======== SOURCE RECORDS ========

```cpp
int  dlco_desc_create(dlco_desc_ctx **out, float init_sigma, int32_t n_angle_bins, int32_t norm, int32_t device);
void dlco_desc_destroy(dlco_desc_ctx *ctx);
const char *dlco_desc_last_error(const dlco_desc_ctx *ctx);
int  dlco_desc_select_filters(const float *pr_filters, int32_t rows, int32_t cols, const float *w, int32_t wcols,
                              float *out, int32_t *nsel_out);
int  dlco_desc_set_filters(dlco_desc_ctx *ctx, const float *filters_host, int32_t nsel);
int32_t dlco_desc_size(const dlco_desc_ctx *ctx);
int  dlco_desc_transform(dlco_desc_ctx *ctx, const uint8_t *patch_host, float *patch_trans_host);
int  dlco_desc_compute(dlco_desc_ctx *ctx, const uint8_t *patches_host, int64_t n, float *desc_host);
int  dlco_desc_compute_device(dlco_desc_ctx *ctx, const uint8_t *patches_host, int64_t n, float *desc_dev, int64_t ld);
int  dlco_desc_pair_dists(dlco_desc_ctx *ctx, const uint8_t *patches_host, int64_t n_patches, const int32_t *pairs_host,
                          int64_t n_pairs, float *dist_host, uint8_t *label_host);
int  dlco_desc_full_dists(dlco_desc_ctx *ctx, const uint8_t *patches_host, int64_t n_patches, const int32_t *pairs_host,
                          int64_t n_pairs, float *dist_host, uint8_t *label_host);
typedef int (*dlco_desc_sink_fn)(void *user, int64_t row0, int64_t rows, const float *dist, const uint8_t *label);
int  dlco_desc_pair_dists_stream(dlco_desc_ctx *ctx, const uint8_t *patches_host, int64_t n_patches, const int32_t *pairs_host,
                                 int64_t n_pairs, int64_t chunk_rows, dlco_desc_sink_fn sink, void *user);
int  dlco_desc_full_dists_stream(dlco_desc_ctx *ctx, const uint8_t *patches_host, int64_t n_patches, const int32_t *pairs_host,
                                 int64_t n_pairs, int64_t chunk_rows, dlco_desc_sink_fn sink, void *user);
int  dlco_desc_set_projection(dlco_desc_ctx *ctx, const float *W_host, int32_t r, int32_t F);
int32_t dlco_desc_projected_size(const dlco_desc_ctx *ctx);
int  dlco_desc_describe(dlco_desc_ctx *ctx, const uint8_t *patches_host, int64_t n, float *out_host);
int  dlco_desc_describe_device(dlco_desc_ctx *ctx, const uint8_t *patches_host, int64_t n, float *out_dev, int64_t ld);
int  dlco_desc_set_image(dlco_desc_ctx *ctx, const uint8_t *image_host, int32_t width, int32_t height, int64_t pitch);
int  dlco_desc_set_image_device(dlco_desc_ctx *ctx, const uint8_t *image_dev, int32_t width, int32_t height, int64_t pitch);
int  dlco_desc_extract_patches(dlco_desc_ctx *ctx, const float *keypoints_host, int64_t n, float scale_factor,
                               int32_t use_orientation, uint8_t *patches_host, uint8_t *status_host);
int  dlco_desc_describe_keypoints(dlco_desc_ctx *ctx, const float *keypoints_host, int64_t n, float scale_factor,
                                  int32_t use_orientation, float *out_host, uint8_t *status_host);
int  dlco_desc_describe_keypoints_device(dlco_desc_ctx *ctx, const float *keypoints_host, int64_t n, float scale_factor,
                                         int32_t use_orientation, float *out_dev, int64_t ld, uint8_t *status_host);
int  dlco_desc_detect(dlco_desc_ctx *ctx, int32_t n_octaves, int64_t threshold, int64_t max_keypoints, float *keypoints_host,
                      int64_t *response_host, int64_t *n_out, int64_t *n_found);
int  dlco_desc_detect_device(dlco_desc_ctx *ctx, int32_t n_octaves, int64_t threshold, int64_t max_keypoints, float *keypoints_dev,
                             int64_t *response_dev, int64_t *n_out, int64_t *n_found);
int  dlco_desc_detect_stage_ms(const dlco_desc_ctx *ctx, double *ms);
int  dlco_desc_orient(dlco_desc_ctx *ctx, const float *keypoints_host, int64_t n, float *angles_host, int64_t *vectors_host,
                      uint8_t *status_host);
int  dlco_desc_detect_oriented(dlco_desc_ctx *ctx, int32_t n_octaves, int64_t threshold, int64_t max_keypoints, float *keypoints_host,
                               int64_t *response_host, int64_t *n_out, int64_t *n_found);
double dlco_desc_last_orient_ms(const dlco_desc_ctx *ctx);
int  dlco_desc_pair_sqdists(dlco_desc_ctx *ctx, const uint8_t *patches_host, int64_t n_patches, const int32_t *pairs_host,
                            int64_t n_pairs, float *dist_host, uint8_t *label_host);
int  dlco_desc_pair_stats(dlco_desc_ctx *ctx, const uint8_t *patches_host, int64_t n_patches, const int32_t *pairs_host,
                          int64_t n_pairs, int32_t *dim, float *fpr95, double *auc);
int dlco_desc_match(dlco_desc_ctx *ctx, const float *query_host, int64_t nq, const float *train_host, int64_t nt,
                    int32_t r, int32_t *idx_host, float *sqdist_host);
int dlco_desc_match_device(dlco_desc_ctx *ctx, const float *query_dev, int64_t ldq, int64_t nq,
                           const float *train_dev, int64_t ldt, int64_t nt, int32_t r,
                           int32_t *idx_dev, float *sqdist_dev);
int dlco_desc_cross_sqdists(dlco_desc_ctx *ctx, const float *query_host, int64_t nq, const float *train_host, int64_t nt,
// ... 91 lines not shown
```
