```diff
diff --git a/pydca_amd/csrc/plm_tiles.h b/pydca_amd/csrc/plm_tiles.h
--- /dev/null
+++ b/pydca_amd/csrc/plm_tiles.h
@@ -0,0 +1,37 @@
+#pragma once
+
+#include "plm_plan.h"
+
+#ifdef __HIPCC__
+#define DCA_TILE_HD __host__ __device__
+#else
+#define DCA_TILE_HD
+#endif
+
+namespace {
+
+DCA_TILE_HD constexpr int fused_step_ti(int q, int elemBytes) { return kRowBytes / elemBytes / q; }
+DCA_TILE_HD constexpr int fused_step_jc(int q) { return q == 21 ? 4 : 16; }
+
+struct PairTiles {
+    int TI, JC, numJC, pairBlocks, padded;
+};
+DCA_TILE_HD inline PairTiles pair_tiles(int L, int q, int elemBytes)
+{
+    PairTiles t;
+    t.TI = fused_step_ti(q, elemBytes); t.JC = fused_step_jc(q);
+    t.numJC = (L + t.JC - 1) / t.JC;
+    t.pairBlocks = (L + t.TI - 1) / t.TI * t.numJC;
+    t.padded = (t.pairBlocks + 63) / 64 * 64;
+    return t;
+}
+DCA_TILE_HD inline int pair_tile_deal(int wg) { return (wg & ~63) | ((wg & 7) << 3) | ((wg >> 3) & 7); }
+DCA_TILE_HD inline bool pair_tile_sites(int blk, int L, int TI, int JC, int numJC, int pairBlocks, int& i0, int& j0, int& j1)
+{
+    if (blk >= pairBlocks) return false;
+    i0 = (blk / numJC) * TI; j0 = (blk % numJC) * JC;
+    j1 = j0 + JC < L ? j0 + JC : L;
+    return j1 > i0 + 1;
+}
+
+}
```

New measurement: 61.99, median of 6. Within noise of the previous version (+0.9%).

========

TASK TO CARRY OUT: Please give the number of lines in the data above that include the string "define", and nothing else.

ANSWER BOX: 2